DHS management should address perceived deficiencies that influence employee engagement. We surveyed 7,426 DHS employees and received 4,580 completed surveys, resulting in a 62% response rate. Employees rated their level of agreement with survey questions regarding factors that influence employee engagement. The response benchmarks we used were based on the existing DHS metrics, which are as follows: 85% and above means the respondent perceives DHS as doing well for that factor; between 66% – 84% means a factor that needs some improvement; and 65% and below means a factor that is in critical need of management attention.

Survey respondents identified seven factors in need of improvement – tools and resources, compensation, hiring practices, recognition, stress and workload, professional development, and communication.

Only 55% of respondents felt they had sufficient tools and resources to do their job. At least 50% of respondents across two units and five programs reported a high level of stress. Many respondents reported concerns about the fairness and competitiveness of hiring practices, and a lack of recognition for the work they do.
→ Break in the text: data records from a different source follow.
+    for (int kx = 0; kx < 3; ++kx) v[ky * 3 + kx] = tile[(2 * oh + ky) * ESM_TS + 2 * ow + kx];
+}
+constexpr int ESM_WS = 12;
+__device__ __forceinline__ void esm_load_stem_weights(float *w0l, const float *__restrict__ W0, const float *__restrict__ b0) {
+  for (int i = threadIdx.x; i < 32 * ESM_WS; i += 256) {
+    const int co = i / ESM_WS, k = i % ESM_WS;
+    w0l[i] = k == 0 ? b0[co] : (k < 10 ? W0[co * 9 + k - 1] : 0.f);
+  }
+}
+struct EsmW { float4 a, b, c; };
+__device__ __forceinline__ EsmW esm_wread(const float *w0l, int co) {
+  const float4 *p = reinterpret_cast<const float4 *>(w0l + co * ESM_WS);
+  return EsmW{p[0], p[1], p[2]};
+}
+#define ESM_OPAQUE(a) asm("" : "+v"(a))
+__device__ __forceinline__ float esm_chain(const float (&v)[9], const EsmW &w, int co, uint32_t &bits) {
+  const float wk[9] = {w.a.y, w.a.z, w.a.w, w.b.x, w.b.y, w.b.z, w.b.w, w.c.x, w.c.y};
+  float a = w.a.x;
+#pragma unroll
+  for (int k = 0; k < 9; ++k) {
+    ESM_OPAQUE(a);
+    a = fmaf(wk[k], v[k], a);
+  }
+  bits |= (a > 0.f ? 1u : 0u) << co;
+  return fmaxf(a, 0.f);
+}
+__device__ __forceinline__ void esm_stem2(const float (&v0)[9], const float (&v1)[9], const float *w0l, int co, float &o0, float &o1,
+                                          uint32_t &bits0, uint32_t &bits1) {
+  const float4 wa = reinterpret_cast<const float4 *>(w0l + co * ESM_WS)[0], wb = reinterpret_cast<const float4 *>(w0l + co * ESM_WS)[1],
+               wc = reinterpret_cast<const float4 *>(w0l + co * ESM_WS)[2];
+  const float w[9] = {wa.y, wa.z, wa.w, wb.x, wb.y, wb.z, wb.w, wc.x, wc.y};
+  float a0 = wa.x, a1 = wa.x;
+#pragma unroll
+  for (int k = 0; k < 9; ++k) {
+    ESM_OPAQUE(a0);
+    ESM_OPAQUE(a1);
+    a0 = fmaf(w[k], v0[k], a0);
+    a1 = fmaf(w[k], v1[k], a1);
+  }
+  bits0 |= (a0 > 0.f ? 1u : 0u) << co;
+  bits1 |= (a1 > 0.f ? 1u : 0u) << co;
+  o0 = fmaxf(a0, 0.f);
+  o1 = fmaxf(a1, 0.f);
+}
+
+__global__ __launch_bounds__(256) void k_enc_stem_mid_fwd(const float *__restrict__ x, const float *__restrict__ W0,
+                                                          const float *__restrict__ b0, const float *__restrict__ W,
+                                                          const float *__restrict__ bias, float *__restrict__ out,
+                                                          uint32_t *__restrict__ relu_bits, int64_t N) {
+  using D = EmDims<16>;
+  constexpr int S = 16;
+  __shared__ __attribute__((aligned(16))) float lds[32 * ESM_WS + EM_W + D::IT_IN + D::IT_OUT + 2 * ESM_TILE];
+  float *w0l = lds, *Wl = w0l + 32 * ESM_WS, *fr = Wl + EM_W, *ot = fr + D::IT_IN, *xt = ot + D::IT_OUT;
+  const int tid = threadIdx.x, lane = tid & 63, wv = tid >> 6, q = lane & 31, half = lane >> 5;
+  em_load_weights(Wl, W, true);
+  esm_load_stem_weights(w0l, W0, b0);
+  for (int i = tid; i < 2 * ESM_TILE; i += 256) xt[i] = 0.f;
+  const int64_t iters = (N + D::FPI - 1) / D::FPI, G = gridDim.x;
+  const int gp = 32 * wv + q, fl = gp / D::PF, pix = gp % D::PF, oh = pix / D::OS, ow = pix % D::OS;
+  const bool top = oh == 0, left = ow == 0;
+  const int bbase = fl * D::FRAME + half * D::PLANE + (2 * oh - 1) * S + (2 * ow - 1);
+  const int b_t = top ? EM_OOB : bbase, b_l = left ? EM_OOB : bbase, b_tl = (top || left) ? EM_OOB : bbase;
+  const int abase = half * 32 + q;
+  float bv[16];
+#pragma unroll
+  for (int r = 0; r < 16; ++r) bv[r] = bias[KV_ACC_ROW(r, half)];
+
+  const __amdgpu_buffer_rsrc_t rx = em_rsrc(x, N * 4096), rout = em_rsrc(out, N * EM_C * D::PF * 4),
+                               rb = em_rsrc(relu_bits, N * 1024);
+  auto store_bits = [&](int64_t i, int f, uint32_t bits) {
+    __builtin_amdgcn_raw_buffer_store_b32(bits, rb, (uint32_t)(i * 512 + f * 256 + tid) * 4u, 0, 0);
+  };
+  float pre[64], v0[9], v1[9];
+  float4 xv[2];
+  uint32_t bits0 = 0, bits1 = 0;
+  int64_t it = blockIdx.x;
+  esm_fetch_frames(xv, rx, it);
+  __syncthreads();
+  esm_put_frames(xt, xv);
+  esm_fetch_frames(xv, rx, it + G);
+  __syncthreads();
+  esm_window(v0, xt);
+  esm_window(v1, xt + ESM_TILE);
+#pragma unroll
+  for (int c = 0; c < 32; ++c) esm_stem2(v0, v1, w0l, c, pre[c], pre[32 + c], bits0, bits1);
+  store_bits(it, 0, bits0);
+  store_bits(it, 1, bits1);
+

Another key factor related to employee engagement and organizational success is communication. For an agency as large as DHS, with offices all over the state, communication can be particularly challenging. However, according to a Newfoundland and Labrador Statistics Agency’s work environment survey, direct and timely communication from senior leaders can go a long way in making employees feel informed and connected.

Leaders also need honest feedback from employees who provide services to clients, in order to help them make the best decisions. Overall, less than half of the respondents felt that communication and information flows effectively between the central office and the field offices.

Recommendations

To better achieve its mission, vision, and goals, we recommend DHS management develop and implement a plan to address the seven areas needing improvement: tools and resources, compensation, hiring practices, recognition, professional development, stress and workload, and communication.

To gauge whether efforts are improving engagement, we recommend DHS management administer a work environment survey at least annually that includes the factors we identified that influence engagement.

Last, we recommend management use the future survey results to revise the plan, as needed.

Agency Response

The agency generally agreed with our recommendations. The full agency response can be found at the end of the report.